6 years ago, I lost the weight...forever and have kept it off. My wife enjoys her sweets and I even buy them for her. I too love my chocolate (and don't get me started on ice cream...the bane of my existence to which I haven't tasted one bite in years).

I could write volumes on this.


----------



## WorkingWife (May 15, 2015)

MountainRunner said:


> As one who has fought a weight problem all his life, the onus is on him...solely and entirely. The pleas to not sabotage are simply ploys to blame shift if he fails.
> 
> 6 years ago, I lost the weight...forever and have kept it off. My wife enjoys her sweets and I even buy them for her. I too love my chocolate (and don't get me started on ice cream...the bane of my existence to which I haven't tasted one bite in years).
> 
> I could write volumes on this.


Interesting. Ice Cream and Peanut M&M's are his undoing. (I don't even really like ice cream - it's cold. what's up with that?!) 

My thought too is that he needs to get a grip, but what I find interesting is that his parents had the same dynamic, but reversed. His dad would buy sweets then just nibble on them, and his mom could not stop eating them, and his dad would then get on her case for over eating them, and she says, to this day: "Why did he do that? He should not have bought them! He knew I couldn't resit them." (I'm thinking ...um, what if he wanted a cookie every few days? Did you consider just not touching the stuff to begin with?)

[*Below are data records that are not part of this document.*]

static int run(const bess_model_desc* d, bool fwd, const float* query, int64_t n_query,
               const void* neg_base, const int32_t* neg_idx, int64_t n_neg, float* out,
               const float* d_out, int64_t ld, float* dq, float* dn, void* stream,
               const FuseArgs* fuse = nullptr) {
    if (int e = check_desc(d)) return e;
    BESS_REQUIRE(n_query >= 0 && n_neg >= 0 && n_neg < (1ll << 31), "neg_score_pertriple: bad sizes");
    if (n_query == 0 || n_neg == 0) return BESS_OK;
    BESS_REQUIRE(query && neg_base && neg_idx, "neg_score_pertriple: NULL pointer");
    BESS_REQUIRE(ld >= n_neg, "neg_score_pertriple: leading dimension %lld < n_neg %lld", (long long)ld,
                 (long long)n_neg);
    if (d->scorer == BESS_BOXE)
        return boxe_negatives(d, fwd, false, query, n_query, neg_base, neg_idx, n_neg, out, d_out, ld, dq, dn,
                              as_stream(stream));
    if (d->scorer == BESS_AFFINE)
        return affine_pertriple(d, fwd, query, n_query, neg_base, neg_idx, n_neg, out, d_out, ld, dq, dn,
                                as_stream(stream));
    const int W = d->width;
    const int vec = vec_of(d);
    NegPtArgs a;
    a.query = query;
    a.base = neg_base;
    a.idx = neg_idx;
    a.n_query = n_query;
    a.n_neg = static_cast<int>(n_neg);
    a.W = W;
    a.nch = W / vec;
    a.nb = negatives_per_item(n_query, n_neg, static_cast<int64_t>(W) * (d->dtype == BESS_F32 ? 4 : 2));
    a.items_per_query = static_cast<int>(ceil_div(n_neg, a.nb));
    a.sign = is_distance(d->scorer) ? -1.f : 1.f;
    a.p = static_cast<float>(d->norm_p);
    a.dn_by_row = (!fwd && (d->reserved[0] & BESS_FLAG_DNEG_BY_ROW)) ? 1 : 0;
    if (fwd && !fuse) a.sweep_shift = sweep_shift_for(d, n_query, n_neg);
    const int red = reduce_of(d);
    hipStream_t st = as_stream(stream);
    if (!fwd && a.items_per_query > 1 && dq) {
        hipError_t e = fill_words_async(dq, 0u, n_query * W, st);
        if (e != hipSuccess) return fail(static_cast<int>(e), "memset d_query: %s", hipGetErrorString(e));
    }
    const int max_cols = 16 * 16 * vec;
    if (W > max_cols) {
        if (red == RED_L2)
            return fail(BESS_EUNSUPPORTED, "neg_score_pertriple: p = 2 on rows of %d scalars (more than %d)", W, max_cols);
        if (fuse)
            return fail(BESS_EUNSUPPORTED, "neg_score_pertriple: fused training forward on rows of %d scalars (more than %d)",
                        W, max_cols);
    }
    const int64_t sz = d->dtype == BESS_F32 ? 4 : 2;
    for (int col0 = 0; col0 < W; col0 += max_cols) {
        const int cols = W - col0 < max_cols ? W - col0 : max_cols;
        NegPtArgs w = a;
        w.query = query + col0;
        w.base = static_cast<const char*>(neg_base) + col0 * sz;
        w.nch = cols / vec;
        w.accum = col0 > 0;
        const int it = static_cast<int>(ceil_div(w.nch, 16));
        float* dqw = dq ? dq + col0 : nullptr;
        float* dnw = dn ? dn + col0 : nullptr;
        int rc = BESS_OK;
        if (d->dtype == BESS_F32) {
            if (vec == 4) rc = by_it<float, 4>(it, red, fwd, w, out, d_out, ld, dqw, dnw, fuse, st);
            else rc = by_it<float, 1>(it, red, fwd, w, out, d_out, ld, dqw, dnw, fuse, st);
        } else {
            if (vec == 8) rc = by_it<half_t, 8>(it, red, fwd, w, out, d_out, ld, dqw, dnw, fuse, st);
            else if (vec == 2) rc = by_it<half_t, 2>(it, red, fwd, w, out, d_out, ld, dqw, dnw, fuse, st);
            else rc = by_it<half_t, 1>(it, red, fwd, w, out, d_out, ld, dqw, dnw, fuse, st);
        }
        if (rc) return rc;
    }
    return check_launch(fwd ? "neg_score_pertriple_fwd" : "neg_score_pertriple_bwd");
}

}

extern "C" int bess_neg_score_pertriple_fwd(const bess_model_desc* d, const float* query,
                                            int64_t n_query, const void* neg_base,
                                            const int32_t* neg_idx, int64_t n_neg, float* out,
                                            int64_t ld_out, void* stream) {
    if (n_query > 0 && n_neg > 0 && !out) return bess::fail(BESS_EINVAL, "neg_score_pertriple_fwd: NULL out");
    return bess::run(d, true, query, n_query, neg_base, neg_idx, n_neg, out, nullptr, ld_out, nullptr,
                     nullptr, stream);
}

extern "C" int bess_neg_score_pertriple_bwd(const bess_model_desc* d, const float* query,
                                            int64_t n_query, const void* neg_base,
                                            const int32_t* neg_idx, int64_t n_neg,
                                            const float* d_out, int64_t ld_dout, float* d_query,
                                            float* d_neg, void* stream) {
    if (n_query > 0 && n_neg > 0 && !(d_out && (d_query || d_neg)))
        return bess::fail(BESS_EINVAL, "neg_score_pertriple_bwd: NULL pointer");
    return bess::run(d, false, query, n_query, neg_base, neg_idx, n_neg, nullptr, d_out, ld_dout,
                     d_query, d_neg, stream);
}

extern "C" int bess_neg_pertriple_sweep(const bess_model_desc* d, int64_t n_query, int64_t n_neg, int32_t* sweep) {
    if (int e = bess::check_desc(d)) return e;
    if (!sweep || n_query < 0 || n_neg < 0) return bess::fail(BESS_EINVAL, "neg_pertriple_sweep: bad argument");
    *sweep = bess::sweep_shift_for(d, n_query, n_neg) >= 0 ? 1 : 0;
    return BESS_OK;
}

static int64_t row_bytes_of(const bess_model_desc* d) {
    return static_cast<int64_t>(d->width) * (d->dtype == BESS_F32 ? 4 : 2);
}

extern "C" int bess_neg_pertriple_items(const bess_model_desc* d, int64_t n_query, int64_t n_neg, int32_t* items) {
    if (!d || !items || n_query < 0 || n_neg < 0) return bess::fail(BESS_EINVAL, "neg_pertriple_items: bad argument");
    *items = n_neg > 0 ? static_cast<int32_t>(bess::ceil_div(n_neg, bess::negatives_per_item(n_query, n_neg, row_bytes_of(d))))
                       : 0;
    return BESS_OK;
}

extern "C" int bess_neg_score_pertriple_fwd_dq(const bess_model_desc* d, const bess_loss_desc* l, const float* query,
                                               int64_t n_query, const void* neg_base, const int32_t* neg_idx,
                                               int64_t n_neg, const float* pos, const float* weight,
                                               int64_t weight_len, float* out, int64_t ld_out, float* d_query,
                                               float* state_ml, float* state_acc, void* stream) {
    return bess_neg_score_pertriple_fwd_dq_masked(d, l, query, n_query, neg_base, neg_idx, n_neg, pos, weight, weight_len,
                                                  nullptr, 0, 0, out, ld_out, d_query, state_ml, state_acc, stream);
}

What is also interesting is that H seems literally unable to control himself with sugar but he has a pretty judgmental attitude toward drug addicts and alcoholics.


----------



## WorkingWife (May 15, 2015)

MountainRunner said:


> As one who has fought a weight problem all his life, the onus is on him...solely and entirely.
> 
> I too love my chocolate (and don't get me started on ice cream...the bane of my existence to which I haven't tasted one bite in years).
> 
> I could write volumes on this.



BTW, is just not touching it to begin with the answer for you? Or could you now have 1 oz. of chocolate then just walk away from the rest?


----------



## Wolf1974 (Feb 19, 2014)

Yes I think SO should support one another. My weakness is beer and I live in the best state for great beer. My gf could have cases of it and only occasionally touch it. I would drink one or two a day. So I have asked her not to keep it in the house or only limited amounts which I appreciate. On the other side I have no real sweet tooth so unlimited cookies, candy, ice cream can be in the house and I could care less lol. So yes within reason I think you support one another toward goals


----------



## Phil Anders (Jun 24, 2015)

I appreciate MR's point--and in general it is on the dieter to exercise discipline. Still, I think a supportive partner could help a lot by hiding tempting food, possibly in a locked container, and by not flaunting its consumption. (S)he can also encourage better food choices consistent with the spouse's stated plan, have approved "cheat" foods on hand, and try to shop pre-emptively to head off those disastrous trips to the store on an empty stomach. 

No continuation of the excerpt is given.